▶ About this exercise: Starting with the first line of the data that follows, transcribe every line verbatim until the line containing "for (uint32_t i = blockIdx.x" has been transcribed.
◇ ◇ ◇ ◇
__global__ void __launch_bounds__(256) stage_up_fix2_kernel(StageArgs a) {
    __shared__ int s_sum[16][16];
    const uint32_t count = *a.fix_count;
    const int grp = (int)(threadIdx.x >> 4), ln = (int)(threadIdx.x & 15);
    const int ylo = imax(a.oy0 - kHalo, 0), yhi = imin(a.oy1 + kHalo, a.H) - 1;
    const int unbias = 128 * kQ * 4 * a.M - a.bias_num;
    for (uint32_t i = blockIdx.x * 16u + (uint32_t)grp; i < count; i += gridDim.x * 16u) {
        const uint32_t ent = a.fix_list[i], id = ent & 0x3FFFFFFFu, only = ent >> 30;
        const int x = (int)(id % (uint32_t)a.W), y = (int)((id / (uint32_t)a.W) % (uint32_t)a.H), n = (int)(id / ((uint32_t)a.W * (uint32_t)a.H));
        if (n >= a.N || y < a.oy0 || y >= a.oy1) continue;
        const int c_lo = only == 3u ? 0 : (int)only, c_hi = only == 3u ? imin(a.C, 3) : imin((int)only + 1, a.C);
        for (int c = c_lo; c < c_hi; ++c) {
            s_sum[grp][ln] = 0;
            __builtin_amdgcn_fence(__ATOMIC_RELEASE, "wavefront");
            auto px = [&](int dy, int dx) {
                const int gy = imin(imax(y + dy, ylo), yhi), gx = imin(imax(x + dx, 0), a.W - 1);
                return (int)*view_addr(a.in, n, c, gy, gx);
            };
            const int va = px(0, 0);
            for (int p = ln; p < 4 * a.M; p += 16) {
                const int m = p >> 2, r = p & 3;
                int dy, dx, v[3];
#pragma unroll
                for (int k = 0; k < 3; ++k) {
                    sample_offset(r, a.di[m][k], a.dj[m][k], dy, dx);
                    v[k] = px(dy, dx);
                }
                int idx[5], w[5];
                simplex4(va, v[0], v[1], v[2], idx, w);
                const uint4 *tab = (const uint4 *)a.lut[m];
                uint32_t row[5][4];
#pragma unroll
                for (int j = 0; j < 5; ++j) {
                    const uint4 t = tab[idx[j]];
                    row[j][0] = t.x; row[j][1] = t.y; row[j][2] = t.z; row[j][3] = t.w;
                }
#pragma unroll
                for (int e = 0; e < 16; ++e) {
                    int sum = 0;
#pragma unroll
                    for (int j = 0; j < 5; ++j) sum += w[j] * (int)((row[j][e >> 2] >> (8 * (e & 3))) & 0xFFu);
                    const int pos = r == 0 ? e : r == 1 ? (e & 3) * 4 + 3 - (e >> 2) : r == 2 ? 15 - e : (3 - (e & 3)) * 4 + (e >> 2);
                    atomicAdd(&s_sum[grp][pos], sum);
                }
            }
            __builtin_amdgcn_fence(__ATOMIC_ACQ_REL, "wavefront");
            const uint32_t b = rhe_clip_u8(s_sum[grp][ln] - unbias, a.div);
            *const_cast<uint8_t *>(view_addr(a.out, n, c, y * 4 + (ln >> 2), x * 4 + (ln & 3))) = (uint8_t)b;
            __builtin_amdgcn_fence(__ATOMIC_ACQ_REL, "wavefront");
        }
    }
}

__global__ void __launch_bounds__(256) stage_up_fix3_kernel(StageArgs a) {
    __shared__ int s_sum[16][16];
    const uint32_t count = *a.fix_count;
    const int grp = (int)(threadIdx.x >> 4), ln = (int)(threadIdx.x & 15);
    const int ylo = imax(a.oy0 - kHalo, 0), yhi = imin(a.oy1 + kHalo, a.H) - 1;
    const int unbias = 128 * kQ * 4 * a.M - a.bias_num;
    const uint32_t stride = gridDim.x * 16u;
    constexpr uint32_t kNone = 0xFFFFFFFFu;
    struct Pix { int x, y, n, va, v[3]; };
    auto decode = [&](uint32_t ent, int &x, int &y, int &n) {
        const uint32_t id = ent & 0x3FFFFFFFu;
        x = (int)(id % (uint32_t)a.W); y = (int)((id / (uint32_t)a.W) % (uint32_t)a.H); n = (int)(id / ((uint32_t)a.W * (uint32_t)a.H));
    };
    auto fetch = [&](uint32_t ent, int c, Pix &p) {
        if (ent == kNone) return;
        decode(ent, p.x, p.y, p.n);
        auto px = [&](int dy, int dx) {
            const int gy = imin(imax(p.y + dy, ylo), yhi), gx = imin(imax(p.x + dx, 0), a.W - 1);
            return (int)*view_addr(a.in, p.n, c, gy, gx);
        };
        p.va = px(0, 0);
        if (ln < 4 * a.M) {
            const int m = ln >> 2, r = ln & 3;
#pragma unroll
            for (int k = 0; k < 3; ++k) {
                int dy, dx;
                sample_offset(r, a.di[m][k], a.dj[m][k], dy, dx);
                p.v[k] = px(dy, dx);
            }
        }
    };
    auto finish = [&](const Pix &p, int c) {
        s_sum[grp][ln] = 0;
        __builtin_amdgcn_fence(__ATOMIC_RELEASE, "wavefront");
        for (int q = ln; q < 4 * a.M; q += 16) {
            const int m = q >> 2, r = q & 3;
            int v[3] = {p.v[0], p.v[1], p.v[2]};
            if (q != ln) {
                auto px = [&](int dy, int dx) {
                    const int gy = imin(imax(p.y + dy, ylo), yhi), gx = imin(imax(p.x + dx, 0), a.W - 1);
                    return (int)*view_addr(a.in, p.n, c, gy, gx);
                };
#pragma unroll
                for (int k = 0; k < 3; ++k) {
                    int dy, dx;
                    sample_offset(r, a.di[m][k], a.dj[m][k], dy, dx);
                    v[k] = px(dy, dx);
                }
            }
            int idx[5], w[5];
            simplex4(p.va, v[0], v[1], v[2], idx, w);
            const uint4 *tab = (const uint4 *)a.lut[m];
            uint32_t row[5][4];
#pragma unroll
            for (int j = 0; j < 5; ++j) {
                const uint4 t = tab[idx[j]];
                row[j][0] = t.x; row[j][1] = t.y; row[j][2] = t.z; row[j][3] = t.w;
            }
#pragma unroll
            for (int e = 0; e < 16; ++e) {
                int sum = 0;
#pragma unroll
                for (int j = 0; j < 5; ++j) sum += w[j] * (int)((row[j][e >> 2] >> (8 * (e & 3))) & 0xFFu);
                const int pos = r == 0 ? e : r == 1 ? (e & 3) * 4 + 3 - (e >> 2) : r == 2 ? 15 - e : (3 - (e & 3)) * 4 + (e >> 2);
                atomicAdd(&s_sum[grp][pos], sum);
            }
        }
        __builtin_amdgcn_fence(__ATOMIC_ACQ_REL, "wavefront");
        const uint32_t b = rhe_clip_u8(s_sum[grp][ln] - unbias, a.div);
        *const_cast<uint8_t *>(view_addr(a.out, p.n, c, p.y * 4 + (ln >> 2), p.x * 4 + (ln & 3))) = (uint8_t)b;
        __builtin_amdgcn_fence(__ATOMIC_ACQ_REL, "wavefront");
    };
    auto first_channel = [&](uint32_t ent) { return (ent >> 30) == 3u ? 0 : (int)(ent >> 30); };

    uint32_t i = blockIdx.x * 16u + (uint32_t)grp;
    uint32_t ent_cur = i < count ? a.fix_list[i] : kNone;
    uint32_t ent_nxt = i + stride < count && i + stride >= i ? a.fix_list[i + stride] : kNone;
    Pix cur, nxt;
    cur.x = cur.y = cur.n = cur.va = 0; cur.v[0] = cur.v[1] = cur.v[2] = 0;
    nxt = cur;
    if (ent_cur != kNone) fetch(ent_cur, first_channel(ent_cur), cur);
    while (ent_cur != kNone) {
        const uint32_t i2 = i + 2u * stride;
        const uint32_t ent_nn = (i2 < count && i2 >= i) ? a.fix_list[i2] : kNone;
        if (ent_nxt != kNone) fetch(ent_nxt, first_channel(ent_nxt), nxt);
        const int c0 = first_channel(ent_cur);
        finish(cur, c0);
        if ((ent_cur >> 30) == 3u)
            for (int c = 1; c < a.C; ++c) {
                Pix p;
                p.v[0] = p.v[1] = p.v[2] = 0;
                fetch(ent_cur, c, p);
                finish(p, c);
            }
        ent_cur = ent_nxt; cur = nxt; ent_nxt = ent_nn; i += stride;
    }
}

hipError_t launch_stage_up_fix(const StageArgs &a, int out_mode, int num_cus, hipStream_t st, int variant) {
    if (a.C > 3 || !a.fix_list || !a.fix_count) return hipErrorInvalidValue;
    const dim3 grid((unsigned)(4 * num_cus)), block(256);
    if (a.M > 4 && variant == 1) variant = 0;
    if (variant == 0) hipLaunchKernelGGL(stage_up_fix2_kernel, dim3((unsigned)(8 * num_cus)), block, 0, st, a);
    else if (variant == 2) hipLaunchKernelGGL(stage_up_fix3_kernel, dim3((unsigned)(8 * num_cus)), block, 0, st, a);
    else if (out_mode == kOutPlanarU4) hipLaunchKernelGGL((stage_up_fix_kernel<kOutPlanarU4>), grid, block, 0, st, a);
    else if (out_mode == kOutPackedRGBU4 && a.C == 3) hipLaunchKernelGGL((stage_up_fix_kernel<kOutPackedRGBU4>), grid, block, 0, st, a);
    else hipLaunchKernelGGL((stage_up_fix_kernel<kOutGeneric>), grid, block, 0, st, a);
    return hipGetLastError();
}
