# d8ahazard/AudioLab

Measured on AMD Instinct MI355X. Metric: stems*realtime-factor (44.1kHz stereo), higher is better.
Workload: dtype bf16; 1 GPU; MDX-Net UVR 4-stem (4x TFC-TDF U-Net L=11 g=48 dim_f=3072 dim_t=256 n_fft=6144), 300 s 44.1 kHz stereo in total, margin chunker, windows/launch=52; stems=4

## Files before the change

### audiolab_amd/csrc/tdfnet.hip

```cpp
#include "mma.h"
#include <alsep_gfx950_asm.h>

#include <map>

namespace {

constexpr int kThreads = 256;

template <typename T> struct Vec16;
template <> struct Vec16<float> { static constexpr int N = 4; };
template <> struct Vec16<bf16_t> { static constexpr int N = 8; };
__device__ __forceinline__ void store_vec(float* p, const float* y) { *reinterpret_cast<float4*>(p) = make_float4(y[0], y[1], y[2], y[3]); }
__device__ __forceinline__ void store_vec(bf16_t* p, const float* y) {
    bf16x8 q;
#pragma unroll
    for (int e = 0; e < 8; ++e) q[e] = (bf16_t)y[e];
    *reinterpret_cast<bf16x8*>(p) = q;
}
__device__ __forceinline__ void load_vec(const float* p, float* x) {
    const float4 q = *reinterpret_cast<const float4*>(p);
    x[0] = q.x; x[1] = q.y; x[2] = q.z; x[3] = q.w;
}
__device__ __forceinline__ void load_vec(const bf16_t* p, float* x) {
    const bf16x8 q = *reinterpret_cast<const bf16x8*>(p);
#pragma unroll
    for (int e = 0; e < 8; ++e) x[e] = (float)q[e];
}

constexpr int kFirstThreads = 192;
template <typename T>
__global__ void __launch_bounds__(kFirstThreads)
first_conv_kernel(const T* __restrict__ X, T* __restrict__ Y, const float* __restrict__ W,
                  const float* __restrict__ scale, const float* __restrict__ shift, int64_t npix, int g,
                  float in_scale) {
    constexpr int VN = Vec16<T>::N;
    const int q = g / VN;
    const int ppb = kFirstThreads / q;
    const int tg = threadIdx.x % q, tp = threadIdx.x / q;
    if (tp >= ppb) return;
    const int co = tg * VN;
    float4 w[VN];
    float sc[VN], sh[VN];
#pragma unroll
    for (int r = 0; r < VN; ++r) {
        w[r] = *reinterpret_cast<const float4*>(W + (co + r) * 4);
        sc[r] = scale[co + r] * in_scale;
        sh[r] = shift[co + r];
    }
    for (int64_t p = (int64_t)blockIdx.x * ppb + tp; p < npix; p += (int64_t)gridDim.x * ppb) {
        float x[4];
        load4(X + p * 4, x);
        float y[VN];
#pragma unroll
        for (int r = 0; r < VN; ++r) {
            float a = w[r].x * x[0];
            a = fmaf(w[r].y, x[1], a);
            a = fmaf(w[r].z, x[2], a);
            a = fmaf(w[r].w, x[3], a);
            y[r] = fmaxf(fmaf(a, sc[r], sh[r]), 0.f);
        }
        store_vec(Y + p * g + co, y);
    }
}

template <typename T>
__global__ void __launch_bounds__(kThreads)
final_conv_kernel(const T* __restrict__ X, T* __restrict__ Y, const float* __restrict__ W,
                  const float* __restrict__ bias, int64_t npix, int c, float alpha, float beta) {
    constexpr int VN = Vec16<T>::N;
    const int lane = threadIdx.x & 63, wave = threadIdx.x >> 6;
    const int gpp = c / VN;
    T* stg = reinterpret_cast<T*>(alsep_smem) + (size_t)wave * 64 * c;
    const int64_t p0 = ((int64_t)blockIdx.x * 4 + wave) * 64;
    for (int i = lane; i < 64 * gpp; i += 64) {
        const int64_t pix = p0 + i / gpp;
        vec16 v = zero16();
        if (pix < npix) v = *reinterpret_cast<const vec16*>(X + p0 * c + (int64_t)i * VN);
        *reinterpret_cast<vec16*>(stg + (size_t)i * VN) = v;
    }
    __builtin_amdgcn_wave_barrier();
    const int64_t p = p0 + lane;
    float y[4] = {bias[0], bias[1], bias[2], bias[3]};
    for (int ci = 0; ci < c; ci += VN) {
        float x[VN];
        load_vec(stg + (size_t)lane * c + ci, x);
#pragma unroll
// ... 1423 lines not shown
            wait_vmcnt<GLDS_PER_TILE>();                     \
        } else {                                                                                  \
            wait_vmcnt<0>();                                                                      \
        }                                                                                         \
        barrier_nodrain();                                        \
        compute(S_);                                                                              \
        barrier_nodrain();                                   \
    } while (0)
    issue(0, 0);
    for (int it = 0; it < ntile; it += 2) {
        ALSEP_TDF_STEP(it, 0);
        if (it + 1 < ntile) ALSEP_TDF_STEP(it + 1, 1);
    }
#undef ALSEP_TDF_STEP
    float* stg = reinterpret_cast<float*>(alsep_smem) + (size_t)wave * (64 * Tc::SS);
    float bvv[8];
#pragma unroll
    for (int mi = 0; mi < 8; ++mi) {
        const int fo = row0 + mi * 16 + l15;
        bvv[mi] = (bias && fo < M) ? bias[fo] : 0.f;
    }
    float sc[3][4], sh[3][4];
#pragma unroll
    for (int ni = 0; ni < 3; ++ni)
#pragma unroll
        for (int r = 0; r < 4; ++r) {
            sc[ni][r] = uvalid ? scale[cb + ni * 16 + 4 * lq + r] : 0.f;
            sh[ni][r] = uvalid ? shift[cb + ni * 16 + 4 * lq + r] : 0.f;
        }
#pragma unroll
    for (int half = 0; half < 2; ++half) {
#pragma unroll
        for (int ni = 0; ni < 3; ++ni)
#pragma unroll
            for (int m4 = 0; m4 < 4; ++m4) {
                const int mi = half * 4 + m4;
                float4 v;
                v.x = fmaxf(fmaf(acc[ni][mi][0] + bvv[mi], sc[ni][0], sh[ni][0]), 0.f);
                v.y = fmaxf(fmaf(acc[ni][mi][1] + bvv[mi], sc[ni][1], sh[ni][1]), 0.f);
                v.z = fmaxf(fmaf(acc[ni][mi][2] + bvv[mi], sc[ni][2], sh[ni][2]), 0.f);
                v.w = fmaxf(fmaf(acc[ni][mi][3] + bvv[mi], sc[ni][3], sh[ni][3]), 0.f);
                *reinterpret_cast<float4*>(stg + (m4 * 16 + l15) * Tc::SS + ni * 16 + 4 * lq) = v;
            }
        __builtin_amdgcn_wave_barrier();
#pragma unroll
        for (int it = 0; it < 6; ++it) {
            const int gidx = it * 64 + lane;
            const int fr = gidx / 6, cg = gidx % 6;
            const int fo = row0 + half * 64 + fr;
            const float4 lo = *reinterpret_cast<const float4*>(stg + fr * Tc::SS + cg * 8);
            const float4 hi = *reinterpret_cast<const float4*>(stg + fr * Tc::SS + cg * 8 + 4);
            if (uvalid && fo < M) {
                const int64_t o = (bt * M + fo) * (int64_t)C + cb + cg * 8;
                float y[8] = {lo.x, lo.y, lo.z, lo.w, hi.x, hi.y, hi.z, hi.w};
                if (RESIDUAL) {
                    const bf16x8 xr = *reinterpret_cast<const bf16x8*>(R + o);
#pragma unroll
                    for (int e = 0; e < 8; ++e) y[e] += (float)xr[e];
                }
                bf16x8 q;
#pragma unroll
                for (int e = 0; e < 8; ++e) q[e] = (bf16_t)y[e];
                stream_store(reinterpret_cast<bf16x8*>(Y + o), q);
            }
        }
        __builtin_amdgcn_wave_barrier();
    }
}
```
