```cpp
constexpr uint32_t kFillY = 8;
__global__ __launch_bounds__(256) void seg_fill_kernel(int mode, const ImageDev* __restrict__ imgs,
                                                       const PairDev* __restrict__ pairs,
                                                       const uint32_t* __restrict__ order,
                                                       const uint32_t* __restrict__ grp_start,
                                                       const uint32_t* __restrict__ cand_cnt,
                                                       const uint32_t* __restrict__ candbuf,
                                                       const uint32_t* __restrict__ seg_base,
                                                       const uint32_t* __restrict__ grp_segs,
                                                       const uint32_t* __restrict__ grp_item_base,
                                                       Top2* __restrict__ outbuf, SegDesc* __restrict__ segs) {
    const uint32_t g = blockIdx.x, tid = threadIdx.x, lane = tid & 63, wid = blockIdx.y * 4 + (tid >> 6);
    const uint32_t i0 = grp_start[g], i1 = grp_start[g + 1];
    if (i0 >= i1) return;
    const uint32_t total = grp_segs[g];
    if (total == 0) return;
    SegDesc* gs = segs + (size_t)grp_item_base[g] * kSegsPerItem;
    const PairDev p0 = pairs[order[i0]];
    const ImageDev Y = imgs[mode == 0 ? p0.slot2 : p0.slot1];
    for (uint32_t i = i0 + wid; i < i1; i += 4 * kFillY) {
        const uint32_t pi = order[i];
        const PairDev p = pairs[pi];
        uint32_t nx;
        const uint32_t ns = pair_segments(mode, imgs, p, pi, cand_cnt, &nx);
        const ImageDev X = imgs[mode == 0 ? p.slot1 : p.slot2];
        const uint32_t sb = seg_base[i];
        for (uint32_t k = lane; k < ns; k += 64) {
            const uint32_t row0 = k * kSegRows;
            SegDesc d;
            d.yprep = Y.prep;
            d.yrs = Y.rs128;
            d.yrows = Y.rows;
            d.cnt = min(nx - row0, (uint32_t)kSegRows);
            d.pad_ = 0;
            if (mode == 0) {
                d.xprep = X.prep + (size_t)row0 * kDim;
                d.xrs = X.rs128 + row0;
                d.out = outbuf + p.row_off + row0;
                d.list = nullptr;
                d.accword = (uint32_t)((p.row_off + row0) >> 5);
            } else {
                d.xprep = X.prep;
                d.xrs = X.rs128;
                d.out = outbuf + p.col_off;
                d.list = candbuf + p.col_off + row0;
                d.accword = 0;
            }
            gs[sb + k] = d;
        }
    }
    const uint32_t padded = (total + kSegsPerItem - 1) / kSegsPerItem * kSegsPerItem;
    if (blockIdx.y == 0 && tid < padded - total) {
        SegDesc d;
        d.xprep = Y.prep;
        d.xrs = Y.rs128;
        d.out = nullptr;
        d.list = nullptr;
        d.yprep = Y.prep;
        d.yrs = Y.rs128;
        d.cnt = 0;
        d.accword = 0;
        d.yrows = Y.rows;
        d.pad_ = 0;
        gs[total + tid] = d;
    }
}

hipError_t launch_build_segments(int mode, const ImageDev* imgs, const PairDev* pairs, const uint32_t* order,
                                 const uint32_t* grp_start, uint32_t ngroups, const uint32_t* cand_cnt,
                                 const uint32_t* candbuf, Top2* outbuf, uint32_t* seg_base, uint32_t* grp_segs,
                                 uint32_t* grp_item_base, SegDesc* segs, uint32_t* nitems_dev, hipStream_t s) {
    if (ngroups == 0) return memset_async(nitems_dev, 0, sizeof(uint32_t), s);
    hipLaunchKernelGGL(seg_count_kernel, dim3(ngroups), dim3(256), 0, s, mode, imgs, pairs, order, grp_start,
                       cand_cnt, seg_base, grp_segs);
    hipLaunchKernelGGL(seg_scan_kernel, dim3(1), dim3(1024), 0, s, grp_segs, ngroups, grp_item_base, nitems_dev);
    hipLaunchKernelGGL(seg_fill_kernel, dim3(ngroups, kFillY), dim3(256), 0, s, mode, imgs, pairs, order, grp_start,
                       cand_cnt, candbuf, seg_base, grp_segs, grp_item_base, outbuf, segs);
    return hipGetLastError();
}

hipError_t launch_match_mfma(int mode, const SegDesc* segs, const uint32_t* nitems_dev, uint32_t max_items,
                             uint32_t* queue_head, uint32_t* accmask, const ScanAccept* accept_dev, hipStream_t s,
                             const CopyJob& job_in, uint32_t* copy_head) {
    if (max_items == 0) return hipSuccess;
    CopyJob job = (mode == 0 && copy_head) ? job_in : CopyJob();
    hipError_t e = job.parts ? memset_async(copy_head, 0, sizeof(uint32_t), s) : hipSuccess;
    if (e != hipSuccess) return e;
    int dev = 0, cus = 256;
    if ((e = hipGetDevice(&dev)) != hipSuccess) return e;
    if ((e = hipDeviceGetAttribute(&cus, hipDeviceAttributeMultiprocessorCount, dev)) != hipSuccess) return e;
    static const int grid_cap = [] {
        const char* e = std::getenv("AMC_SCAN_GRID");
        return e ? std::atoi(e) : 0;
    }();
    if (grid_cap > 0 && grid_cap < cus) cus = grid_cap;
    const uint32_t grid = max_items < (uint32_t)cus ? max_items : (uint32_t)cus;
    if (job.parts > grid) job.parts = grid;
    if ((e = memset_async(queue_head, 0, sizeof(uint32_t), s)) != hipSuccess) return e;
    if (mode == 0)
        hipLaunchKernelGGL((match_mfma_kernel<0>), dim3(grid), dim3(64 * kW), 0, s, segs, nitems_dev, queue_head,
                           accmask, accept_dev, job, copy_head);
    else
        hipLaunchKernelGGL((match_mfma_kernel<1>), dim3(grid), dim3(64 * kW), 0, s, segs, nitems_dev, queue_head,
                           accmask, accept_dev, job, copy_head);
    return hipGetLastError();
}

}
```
◇ ◇ ◇ ◇
▶ The answer:
__global__ void __launch_bounds__(256) stage_up_fix2_kernel(StageArgs a) {
    __shared__ int s_sum[16][16];
    const uint32_t count = *a.fix_count;
    const int grp = (int)(threadIdx.x >> 4), ln = (int)(threadIdx.x & 15);
    const int ylo = imax(a.oy0 - kHalo, 0), yhi = imin(a.oy1 + kHalo, a.H) - 1;
    const int unbias = 128 * kQ * 4 * a.M - a.bias_num;
    for (uint32_t i = blockIdx.x * 16u + (uint32_t)grp; i < count; i += gridDim.x * 16u) {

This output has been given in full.